Log in or sign up? - r11t
http://blog.leahculver.com/2009/11/log-in-or-sign-up.html
======
drusenko
Leah's asking the right questions, but I don't think the direction she took is
the right one. Users rely on the UI to be familiar, and I've always found
Amazon's UI strange in that I have to pause, analyze, and think when logging
in/signing up. While Amazon might be able to get away with it, removing the
familiarity from the UI is probably a bad decision for most. If an extra field
is a barrier to sign-up, the user actually having to actively analyze and
parse your sign-up form is a huge mental hoop to jump through.

We (Weebly) thought of this problem early on, and we tried to simplify things
by just requiring an email/password when signing up. What we found was that
our users _were extremely confused_ , because the sign-up form didn't look
like a sign-up form. When doing usability testing, we found that users would
stare at the page for minutes. "us: Just sign up..." "user: I can't see where
to sign up", even when it was right in front of them.
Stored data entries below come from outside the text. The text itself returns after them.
static int32_t tr_frame(stark_ctx* ctx, const char* tag, fr_t** dev, int* np, int* ns) {
    const std::string key(tag);
    auto it = ctx->tr_frames.find(key);
    if (it == ctx->tr_frames.end()) {
        std::vector<fr_t> fr; const int p = host::tr_hash_frame(tag, fr);
        DevMem d; STARK_TRY(d.fill_sync(ctx, fr.data(), fr.size() * sizeof(fr_t)));
        it = ctx->tr_frames.emplace(key, std::move(d)).first; ctx->tr_frame_dims[key] = {p, (int)fr.size() - p};
    }
    *dev = it->second.fr(); *np = ctx->tr_frame_dims[key].first; *ns = ctx->tr_frame_dims[key].second; return STARK_OK;
}
static int32_t launch_tr_hash(stark_ctx* ctx, stark_params* tp, PoseidonForm form, const TrStream& T, fr_t* out_dev) {
    const bool ragged = T.layout == TrStream::Ragged;
    switch (form) {
    case PoseidonForm::FiveWave:
        if (ragged) hipLaunchKernelGGL(k_tr_hash_chain_ragged, dim3((unsigned)T.n), dim3(320), chain_lds_bytes(), ctx->stream, tp->dev, T, row_consts_of(ctx), out_dev);
        else hipLaunchKernelGGL(k_tr_hash_chain, dim3((unsigned)T.n), dim3(320), chain_lds_bytes(), ctx->stream, tp->dev, T, row_consts_of(ctx), out_dev);
        break;
    case PoseidonForm::OneWave:
        if (ragged) hipLaunchKernelGGL((k_tr_hash_coop<true, true>), dim3((unsigned)T.n), dim3(64), coop_lds_bytes(17), ctx->stream, tp->dev, T, out_dev);
        else if (T.layout == TrStream::Equal) hipLaunchKernelGGL(k_tr_hash_coop<false>, dim3((unsigned)T.n), dim3(64), coop_lds_bytes(17), ctx->stream, tp->dev, T, out_dev);
        else hipLaunchKernelGGL(k_tr_hash_coop<true>, dim3((unsigned)T.n), dim3(64), coop_lds_bytes(17), ctx->stream, tp->dev, T, out_dev);
        break;
    default: {
        const int block = 64;
        if (ragged) hipLaunchKernelGGL(k_tr_hash_ragged, dim3((unsigned)((T.n + block - 1) / block)), dim3(block), poseidon_lds(17, block), ctx->stream, tp->dev, T, out_dev);
        else hipLaunchKernelGGL(k_tr_hash, dim3((unsigned)((T.n + block - 1) / block)), dim3(block), poseidon_lds(17, block), ctx->stream, tp->dev, T, out_dev);
    } }
    STARK_HIP(ctx, hipGetLastError());
    return STARK_OK;
}
int32_t tr_hash_dev(stark_ctx* ctx, const char* tag, const fr_t* fields_dev, size_t k, size_t n, fr_t* out_dev) {
    stark_params* tp = nullptr; STARK_TRY(ctx_transcript_params(ctx, &tp));
    fr_t* frame = nullptr; int np = 0, ns = 0; STARK_TRY(tr_frame(ctx, tag, &frame, &np, &ns));
    if (n == 0) return STARK_OK;
    const TrStream T = TrStream::equal(frame, np, ns, fields_dev, k, n, host::h_tag("FSv1-TRANSCRIPT-INIT"));
    return launch_tr_hash(ctx, tp, poseidon_form(ctx, tp, PoseidonOp::TrHash, n), T, out_dev);
}
static int32_t tr_hash_columns(stark_ctx* ctx, const char* const tags[4], const fr_t* const cols[4], const fr_t* const* ptrs_dev, size_t nblocks, size_t n0, fr_t* out_dev) {
    stark_params* tp = nullptr; STARK_TRY(ctx_transcript_params(ctx, &tp));
    TrStream T{}; T.layout = ptrs_dev ? TrStream::BatchColumns : TrStream::Columns; T.n = nblocks; T.batch = ptrs_dev; T.cap = host::h_tag("FSv1-TRANSCRIPT-INIT");
    for (int c = 0; c < 4; ++c) {
        fr_t* frame = nullptr; int np = 0, ns = 0; STARK_TRY(tr_frame(ctx, tags[c], &frame, &np, &ns));
        T.prefix[c] = frame; T.np[c] = np; T.suffix[c] = frame + np; T.ns[c] = ns; T.fields[c] = cols ? cols[c] : nullptr; T.k[c] = n0;
    }
    return launch_tr_hash(ctx, tp, poseidon_form(ctx, tp, PoseidonOp::ColumnSponges, nblocks), T, out_dev);
}
int32_t tr_hash_columns4_dev(stark_ctx* ctx, const char* const tags[4], const fr_t* const cols[4], size_t n0, fr_t* out4_dev) {
    return tr_hash_columns(ctx, tags, cols, nullptr, 4, n0, out4_dev);
}
int32_t tr_hash_columns_batch_dev(stark_ctx* ctx, const char* const tags[4], const fr_t* const* ptrs_dev, size_t batch, size_t n0, fr_t* out_dev) {
    return tr_hash_columns(ctx, tags, nullptr, ptrs_dev, 4 * batch, n0, out_dev);
}
int32_t tr_hash_many_dev(stark_ctx* ctx, size_t n, const char* const* tags, const fr_t* const* fields, const size_t* k, fr_t* out_dev, bool column_sponges) {
    stark_params* tp = nullptr; STARK_TRY(ctx_transcript_params(ctx, &tp));
    std::vector<TrFrameRef> fr(n);
    for (size_t i = 0; i < n; ++i) { fr_t* frame = nullptr; STARK_TRY(tr_frame(ctx, tags[i], &frame, &fr[i].np, &fr[i].ns)); fr[i].frame = frame; }
    if (n == 0) return STARK_OK;
    if (n > 0x7fffffffu) return ctx->fail(STARK_ERR_UNSUPPORTED, "tr_hash_many: more than 2^31 - 1 items in one call");
    const std::vector<TrStream::Item> items = tr_ragged_items(fr.data(), fields, k, n);
    DevBuf d; STARK_HIP(ctx, d.alloc(ctx, n * sizeof(TrStream::Item))); STARK_TRY(ctx_upload_staged(ctx, d.p, items.data(), n * sizeof(TrStream::Item)));
    const TrStream T = tr_ragged_stream((const TrStream::Item*)d.p, n, host::h_tag("FSv1-TRANSCRIPT-INIT"));
    return launch_tr_hash(ctx, tp, poseidon_form(ctx, tp, column_sponges ? PoseidonOp::ColumnSponges : PoseidonOp::RaggedSponges, n), T, out_dev);
}
int32_t tr_hash_host1(stark_ctx* ctx, const char* tag, const std::vector<fr_t>& fields, fr_t* out) {
    DevBuf in, o; STARK_HIP(ctx, in.alloc(ctx, fields.size() * sizeof(fr_t))); STARK_HIP(ctx, o.alloc(ctx, sizeof(fr_t)));
    STARK_TRY(ctx_upload_staged(ctx, in.p, fields.data(), fields.size() * sizeof(fr_t)));
    STARK_TRY(tr_hash_dev(ctx, tag, in.fr(), fields.size(), 1, o.fr()));
    STARK_HIP(ctx, o.download_sync(out, sizeof(fr_t)));
    return STARK_OK;
}
int32_t tr_stream_on(stark_ctx* ctx, stark_params* tp, fr_t* state, uint32_t* pos, const fr_t* fields, size_t n, bool finish, fr_t* out) {
    if (poseidon_form(ctx, tp, PoseidonOp::DeviceTranscript, 1) == PoseidonForm::FiveWave)
        hipLaunchKernelGGL(k_tr_stream_chain, dim3(1), dim3(320), chain_lds_bytes(), ctx->stream, tp->dev, row_consts_of(ctx), state, pos, fields, (uint64_t)n, finish ? 1 : 0, finish ? out : (fr_t*)nullptr);
    else
        hipLaunchKernelGGL(k_tr_stream, dim3(1), dim3(64), coop_lds_bytes(17), ctx->stream, tp->dev, state, pos, fields, (uint64_t)n, finish ? 1 : 0, finish ? out : (fr_t*)nullptr);
    STARK_HIP(ctx, hipGetLastError()); return STARK_OK;
}
int32_t tr_batch_on(stark_ctx* ctx, stark_params* tp, const TrBatchStream& T, size_t n_for_form) {
    if (!T.n_active) return STARK_OK;
    if (poseidon_form(ctx, tp, PoseidonOp::DeviceTranscript, n_for_form) == PoseidonForm::FiveWave)
        for (uint32_t sg = 0; sg < (uint32_t)T.nseg; ++sg)
            hipLaunchKernelGGL(k_tr_batch_chain, dim3((unsigned)T.n_active), dim3(320), chain_lds_bytes(), ctx->stream, tp->dev, row_consts_of(ctx), T, sg);
    else
        hipLaunchKernelGGL(k_tr_batch, dim3((unsigned)T.n_active), dim3(64), coop_lds_bytes(17), ctx->stream, tp->dev, T);
    STARK_HIP(ctx, hipGetLastError()); return STARK_OK;
}

}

They saw two fields and
assumed it was a log-in form, even when it said in really big letters "Create
a new account".

Users don't read your page, they scan it. People expect the log-in form to be
in the upper right and the sign-up form to be towards the center of the page.
You should absolutely make your site scan-friendly.

Users do, though, get confused and try to use the sign-up form to login. Our
solution? If the user enters credentials into the sign-up form that already
exist (like the correct username/password combo), we'll just log them in
instead of creating a new user. You can try it out on weebly.com.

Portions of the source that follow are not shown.